A cada pouso no Santos Dumont, o Ivo torcia para que não grudassem os impessoais “fingers” na orelha do avião. Preferia caminhar pela pista sentindo o cheiro do mar fundido ao querosene, e olhar pela enésima vez o Pão de Açúcar ali ao lado. Era seu “check in” na cidade. Forasteiros no Rio como eu, no entanto, não desistem de “ver” insistentemente todos os movimentos artísticos, sociais e políticos grudados em suas calçadas, impregnados nos antigos casarões e concebidos pelos botequins. O Ivo gostava da noite. Com ele e Murilo me tornei até um tanto conhecido nas esperas de uma mesa no Guimas, onde estraçalhávamos filosofias. Para mim, é este o Rio além das ondas criadas por Burle Marx para as calçadas de Copacabana e o Leme.
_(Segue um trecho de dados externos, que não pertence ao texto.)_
#define MI_INFTY 1e30
#define MI_MIN_SCALING 1e-4
#define MI_DIV_TOL 1e-30
#define MI_RHO_EST_DIV 1e-10
#define MI_RHO_MIN 1e-6
#define MI_RHO_MAX 1e6
#define MI_NOROW 0xFFFFFFFFu
#ifdef MI_OSQP_DEBUG_BUILD
#define MI_DBG_SKIP(a) ((a).debug_skip)
// ... 881 lines not shown
      run_tri<BT, MI_PFV_NT(NT, GX), GX, 0, WIDE>(a.bwd, p.vbwd, xs, wave, lane);
    } else {
      kkt_solve_lds<BT, MI_PFV_NT(NT, GX), GX, WIDE>(a, p, xs, tid, nthr, wave, nw, lane, mw);
    }
    constexpr int U = GX ? 4 : 1;
    int tid_i = tid;
    if constexpr (RF != 0) asm volatile("" : "+v"(tid_i));
    uint32_t fl[U], xl[U];
    for (int e0 = tid_i; e0 < n * BT; e0 += nthr * U) {
      size_t pos[U]; double xt[U], xp[U], qv[U];
#pragma unroll
      for (int u = 0; u < U; u++) { const int e = e0 + u * nthr < n * BT ? e0 + u * nthr : e0; pos[u] = (size_t)a.pinv[e / BT] * BT + b; }
      if (df) {
#pragma unroll
        for (int u = 0; u < U; u++) { fl[u] = a.rflag[pos[u]]; xl[u] = a.xloc[pos[u]]; }
      }
#pragma unroll
      for (int u = 0; u < U; u++) {
        const int e = e0 + u * nthr < n * BT ? e0 + u * nthr : e0;
        xt[u] = df ? ld_sc1(xs + df_bloc((uint32_t)pos[u], fl[u], sh)) : xs[pos[u]]; xp[u] = X[e]; qv[u] = Q[e];
      }
#pragma unroll
      for (int u = 0; u < U; u++) {
        const int e = e0 + u * nthr;
        if (e < n * BT) {
          double xn = alpha * xt[u] + (1.0 - alpha) * xp[u];
          if (!done) {
            X[e] = xn;
            if constexpr (RS) { if (last) p.x[e] = xn; }
            if (do_info) p.dx[e] = xn - xp[u];
          } else xn = xp[u];
          if (df) { st_sc1(xs + pos[u], sigma * xn - qv[u]); df_arm_fwd(xs, (uint32_t)pos[u], fl[u], xl[u], sh); }
          else xs[pos[u]] = sigma * xn - qv[u];
        }
      }
    }
    for (int e0 = tid_i; e0 < m * BT; e0 += nthr * U) {
      size_t pos[U]; double nu[U], zp[U], yv[U], ri[U], rv[U], lo[U], up[U];
#pragma unroll
      for (int u = 0; u < U; u++) { const int e = e0 + u * nthr < m * BT ? e0 + u * nthr : e0; pos[u] = (size_t)a.pinv[n + e / BT] * BT + b; }
      if (df) {
#pragma unroll
        for (int u = 0; u < U; u++) { fl[u] = a.rflag[pos[u]]; xl[u] = a.xloc[pos[u]]; }
      }
#pragma unroll
      for (int u = 0; u < U; u++) {
        const int e = e0 + u * nthr < m * BT ? e0 + u * nthr : e0;
        nu[u] = df ? ld_sc1(xs + df_bloc((uint32_t)pos[u], fl[u], sh)) : xs[pos[u]]; zp[u] = Z[e]; yv[u] = Y[e]; ri[u] = RI[e]; rv[u] = RV[e]; lo[u] = LO[e]; up[u] = UP[e];
      }
#pragma unroll
      for (int u = 0; u < U; u++) {
        const int e = e0 + u * nthr;
        if (e < m * BT) {
          double zt = zp[u] - ri[u] * yv[u];
          zt += ri[u] * nu[u];
          const double zr = alpha * zt + (1.0 - alpha) * zp[u];
          double zn = fmin(fmax(zr + ri[u] * yv[u], lo[u]), up[u]);
          const double dyv = rv[u] * (zr - zn);
          double yn = yv[u] + dyv;
          if (!done) {
            Z[e] = zn; Y[e] = yn;
            if constexpr (RS) { if (last) { p.z[e] = zn; p.y[e] = yn; } }
            if (do_info) p.dy[e] = dyv;
          } else { zn = zp[u]; yn = yv[u]; }
          if (df) { st_sc1(xs + pos[u], zn - ri[u] * yn); df_arm_fwd(xs, (uint32_t)pos[u], fl[u], xl[u], sh); }
          else xs[pos[u]] = zn - ri[u] * yn;
        }
      }
    }
    if constexpr (GX) wg_or_grid_barrier(mw); else __syncthreads();
  }
}
template <int BT, int NT, bool GX, bool WIDE = false, bool RS = false, int RF = 0>
__global__ __launch_bounds__(NT) void iterate_kernel(KernelArgs a) {
  extern __shared__ double smem[];
  iterate_body<BT, NT, GX, WIDE, RS, RF>(a, smem, a.iter_end - a.iter_begin);
}

template <int BT, int NT, bool GX, bool WIDE = false>
__device__ __forceinline__ int check_body(const KernelArgs &a, double *smem, int n_iter) {
  bool dfm = false;
  if constexpr (GX && BT == 1 && WIDE) dfm = a.df != 0 && a.mw_groups > 1;
  const Mw mw{a.mw_bar, dfm ? (unsigned)a.mw_groups : 1u};
  const int tile = dfm ? 0 : blockIdx.x;
  const int ltid = threadIdx.x, lwave = __builtin_amdgcn_readfirstlane(ltid >> 6), lnw = blockDim.x >> 6;
  const int tid = dfm ? blockIdx.x * blockDim.x + threadIdx.x : threadIdx.x, nthr = dfm ? blockDim.x * mw.G : blockDim.x;
  const int lane = tid & 63, wave = __builtin_amdgcn_readfirstlane(tid >> 6), nw = nthr >> 6;
  const int b = tid % BT;
  auto sync = [&]() { if constexpr (GX && BT == 1 && WIDE) wg_or_grid_barrier(mw); else __syncthreads(); };
  auto gscratch = [&](int slot) { return a.mw_scratch + (size_t)slot * 256 * 16; };
  const int n = a.n, m = a.m;
  double *red;
  double *xs = solve_vector<BT, GX>(a, smem, tile, red);
  const TilePtrs<BT> p = tile_ptrs<BT>(a, tile, true);
  int done = p.iscal[IS_DONE * BT + b];
  if (__syncthreads_and(done)) return 0;
  const int iter = p.iscal[IS_CUR * BT + b] + n_iter;
  int status = p.iscal[IS_STATUS * BT + b];
  int rho_updates = p.iscal[IS_RHO_UPDATES * BT + b];
  double rho = p.dscal[DS_RHO * BT + b];
  const double c = p.dscal[DS_C * BT + b], cinv = p.dscal[DS_CINV * BT + b];
  const bool unscale = a.scaling && !a.scaled_termination;
  const bool is_last = iter >= a.max_iter;
  const bool is_check = a.check_termination && (iter % a.check_termination == 0);
  const bool is_rho = a.adaptive_rho && a.rho_interval && (iter % a.rho_interval == 0);
  bool any_check = is_check || is_last, any_last = is_last;
  if constexpr (BT > 1) { any_check = __syncthreads_or(any_check); any_last = __syncthreads_or(any_last); }
  int need_refactor = 0;
  for (int e = tid; e < n * BT; e += nthr) xs[e] = p.x[e];
  for (int e = tid; e < m * BT; e += nthr) xs[(size_t)n * BT + e] = p.y[e];
  sync();
  run_spmv<BT, MI_PFV, WIDE>(a.chk, p.vchk, xs, p.out1, wave, lane, 0, 3, nw);
  sync();
  double mx[14];
#pragma unroll
  for (int k = 0; k < 14; k++) mx[k] = 0.0;
  double sm[1] = {0.0};
  for (int e = tid; e < n * BT; e += nthr) {
    const double px = p.out1[e], aty = p.out1[(size_t)n * BT + e], qv = p.q[e], xv = p.x[e];
    const double di = p.Dsc_inv[e];
    double dres = qv + px;
    dres += aty;
    mx[0] = fmax(mx[0], fabs(dres));      mx[1] = fmax(mx[1], fabs(di * dres));
    mx[2] = fmax(mx[2], fabs(qv));        mx[3] = fmax(mx[3], fabs(aty));   mx[4] = fmax(mx[4], fabs(px));
    mx[5] = fmax(mx[5], fabs(di * qv));   mx[6] = fmax(mx[6], fabs(di * aty)); mx[7] = fmax(mx[7], fabs(di * px));
    sm[0] += 0.5 * xv * px + qv * xv;
  }
  for (int e = tid; e < m * BT; e += nthr) {
    const double ax = p.out1[(size_t)2 * n * BT + e], zv = p.z[e], ei = p.Esc_inv[e];
    const double pres = ax - zv;
    mx[8] = fmax(mx[8], fabs(pres));      mx[9] = fmax(mx[9], fabs(ei * pres));
    mx[10] = fmax(mx[10], fabs(zv));      mx[11] = fmax(mx[11], fabs(ax));
    mx[12] = fmax(mx[12], fabs(ei * zv)); mx[13] = fmax(mx[13], fabs(ei * ax));
  }
  block_reduce<BT, 14, true>(mx, red, ltid, lwave, lnw, lane);
  block_reduce<BT, 1, false>(sm, red, ltid, lwave, lnw, lane);
  if constexpr (GX && BT == 1 && WIDE) {
    grid_reduce<14, true>(mx, red, mw, gscratch(0), ltid, lwave, lnw, lane);
    grid_reduce<1, false>(sm, red, mw, gscratch(1), ltid, lwave, lnw, lane);
  }
  const double pri_res = (m == 0) ? 0.0 : (unscale ? mx[9] : mx[8]);
  const double dua_res = unscale ? cinv * mx[1] : mx[0];
  double obj = sm[0];
  if (a.scaling) obj *= cinv;
  const double pri_nrm = unscale ? fmax(mx[12], mx[13]) : fmax(mx[10], mx[11]);
  const double dua_nrm = unscale ? cinv * fmax(fmax(mx[5], mx[6]), mx[7]) : fmax(fmax(mx[2], mx[3]), mx[4]);

  double mi[4] = {0.0, 0.0, 0.0, 0.0};
  double si[2] = {0.0, 0.0};
  for (int e = tid; e < n * BT; e += nthr) {
    const double d = p.dx[e];
    xs[e] = d;
    mi[1] = fmax(mi[1], unscale ? fabs(p.Dsc[e] * d) : fabs(d));
    si[1] += p.q[e] * d;
  }
  for (int e = tid; e < m * BT; e += nthr) {
    double d = p.dy[e];
    const double lo = p.l[e], up = p.u[e];
    if (up > MI_INFTY * MI_MIN_SCALING) {
      if (lo < -MI_INFTY * MI_MIN_SCALING) d = 0.0; else d = fmin(d, 0.0);
    } else if (lo < -MI_INFTY * MI_MIN_SCALING) d = fmax(d, 0.0);
    xs[(size_t)n * BT + e] = d;
    mi[0] = fmax(mi[0], unscale ? fabs(p.Esc[e] * d) : fabs(d));
    si[0] += up * fmax(d, 0.0) + lo * fmin(d, 0.0);
  }
  sync();
  run_spmv<BT, MI_PFV, WIDE>(a.chk, p.vchk, xs, p.out2, wave, lane, 0, 3, nw);
// ... 41 lines not shown
             mi[3] < cost_scaling * eps_dinf * norm_dx) dual_inf = viol[0] == 0.0;
    if (prim_ok && dual_ok) return approx ? 2 : 1;
    if (prim_inf) return approx ? 3 : -3;
    if (dual_inf) return approx ? 4 : -4;
    return 0;
  };

  int new_status = 0;
  if (any_check) { const int s0 = decide(false); if (is_check || is_last) new_status = s0; }
  double rho_est = p.dscal[DS_RHO_EST * BT + b];
  auto rho_estimate = [&]() -> double {
    const double pr = mx[8] / (fmax(mx[10], mx[11]) + MI_RHO_EST_DIV);
    const double du = mx[0] / (fmax(fmax(mx[2], mx[3]), mx[4]) + MI_RHO_EST_DIV);
    double e = rho * sqrt(pr / du);
    return fmin(fmax(e, MI_RHO_MIN), MI_RHO_MAX);
  };
  if (!done && is_rho && (new_status == 0 || (is_last && !is_check))) {
    const double rn = rho_estimate();
    rho_est = rn;
    if (rn > rho * a.rho_tolerance || rn < rho / a.rho_tolerance) {
      need_refactor = 1;
      rho = fmin(fmax(rn, MI_RHO_MIN), MI_RHO_MAX);
      rho_updates++;
    }
  }
  if (any_last) {
    const int s1 = decide(true);
    if (!done && new_status == 0 && is_last) new_status = s1 ? s1 : -2;
  }
  if (!done && new_status != 0) {
    done = 1; status = new_status;
    rho_est = rho_estimate();

    if (tid < BT) {
      p.dscal[DS_PRI_RES * BT + b] = pri_res; p.dscal[DS_DUA_RES * BT + b] = dua_res;
      p.dscal[DS_OBJ * BT + b] = (status == -3 || status == 3) ? MI_INFTY
                                 : (status == -4 || status == 4) ? -MI_INFTY
                                 : (status == -7) ? __builtin_nan("") : obj;
      p.iscal[IS_ITER * BT + b] = iter;
    }
  }
  if (tid < BT) p.dscal[DS_RHO_EST * BT + b] = rho_est;
  const int just_done = done && (p.iscal[IS_DONE * BT + b] == 0);
  sync();
  const int slot = tile * BT + b, qp = slot < a.B ? slot : -1;
  if (just_done && qp >= 0) {
    const bool has_sol = !(status == -3 || status == 3 || status == -4 || status == 4 || status == -7);
    const double nanv = __builtin_nan("");
    for (int e = tid; e < n * BT; e += nthr) {
      const int i = e / BT;
      a.x_out[(size_t)qp * n + i] = has_sol ? (a.scaling ? p.Dsc[e] * p.x[e] : p.x[e]) : nanv;
      if (!has_sol) p.x[e] = 0.0;
    }
    for (int e = tid; e < m * BT; e += nthr) {
      const int j = e / BT;
      a.y_out[(size_t)qp * m + j] = has_sol ? (a.scaling ? p.Esc[e] * p.y[e] * cinv : p.y[e]) : nanv;
      if (!has_sol) { p.y[e] = 0.0; p.z[e] = 0.0; }
    }
    if (status == -3 || status == 3) {
      double *cert = a.cert_out + (size_t)qp * a.cert_stride;
      for (int e = tid; e < m * BT; e += nthr) {
        double d = p.dy[e];
        const double lo = p.l[e], up = p.u[e];
        if (up > MI_INFTY * MI_MIN_SCALING) {
          if (lo < -MI_INFTY * MI_MIN_SCALING) d = 0.0; else d = fmin(d, 0.0);
        } else if (lo < -MI_INFTY * MI_MIN_SCALING) d = fmax(d, 0.0);
        cert[e / BT] = (unscale ? p.Esc[e] * d : d) / norm_dy;
      }
    } else if (status == -4 || status == 4) {
      double *cert = a.cert_out + (size_t)qp * a.cert_stride;
      for (int e = tid; e < n * BT; e += nthr) {
        const double d = p.dx[e];
        cert[e / BT] = (unscale ? p.Dsc[e] * d : d) / norm_dx;
      }
    }
  }
  sync();
  const bool was_done = done && !just_done;
  if (tid < BT) {
    p.iscal[IS_DONE * BT + b] = done; p.iscal[IS_STATUS * BT + b] = status;
    p.iscal[IS_RHO_UPDATES * BT + b] = rho_updates;
    if (!was_done) { p.iscal[IS_NEED_REFACTOR * BT + b] = need_refactor; p.iscal[IS_CUR * BT + b] = iter; }
    p.dscal[DS_RHO * BT + b] = rho;
  }
  int ev = (just_done ? 1 : 0) | (need_refactor ? 2 : 0);
  if constexpr (BT > 1) ev = (__syncthreads_or(ev & 1) ? 1 : 0) | (__syncthreads_or(ev & 2) ? 2 : 0);
  return ev;
}
template <int BT, int NT, bool GX, bool WIDE = false>
__global__ __launch_bounds__(NT) void check_kernel(KernelArgs a) {
  extern __shared__ double smem[];
  (void)check_body<BT, NT, GX, WIDE>(a, smem, a.iter_end - a.iter_begin);
}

O responsável pelo contraponto de toda essa melodia improvisada é outro grande amigo, o Túlio. O cara é mergulhado em densa informação histórica, tem olhos afiados para qualquer traço arquitetônico e, salvo engano, retém o catálogo de todas as plantas do planeta na memória. Com seu contagiante e finíssimo humor, conhecedor de particularidades e descobridor de ângulos inéditos das paisagens cariocas, já me conduziu por museus, bibliotecas, restaurantes, jardins e lugares históricos dessa cidade que não poderia ter outro codinome senão “maravilhosa”.
Sorte a minha ter conhecido o Rio pela mão desses dois malucos. E voltar com aquele deslumbre interiorano.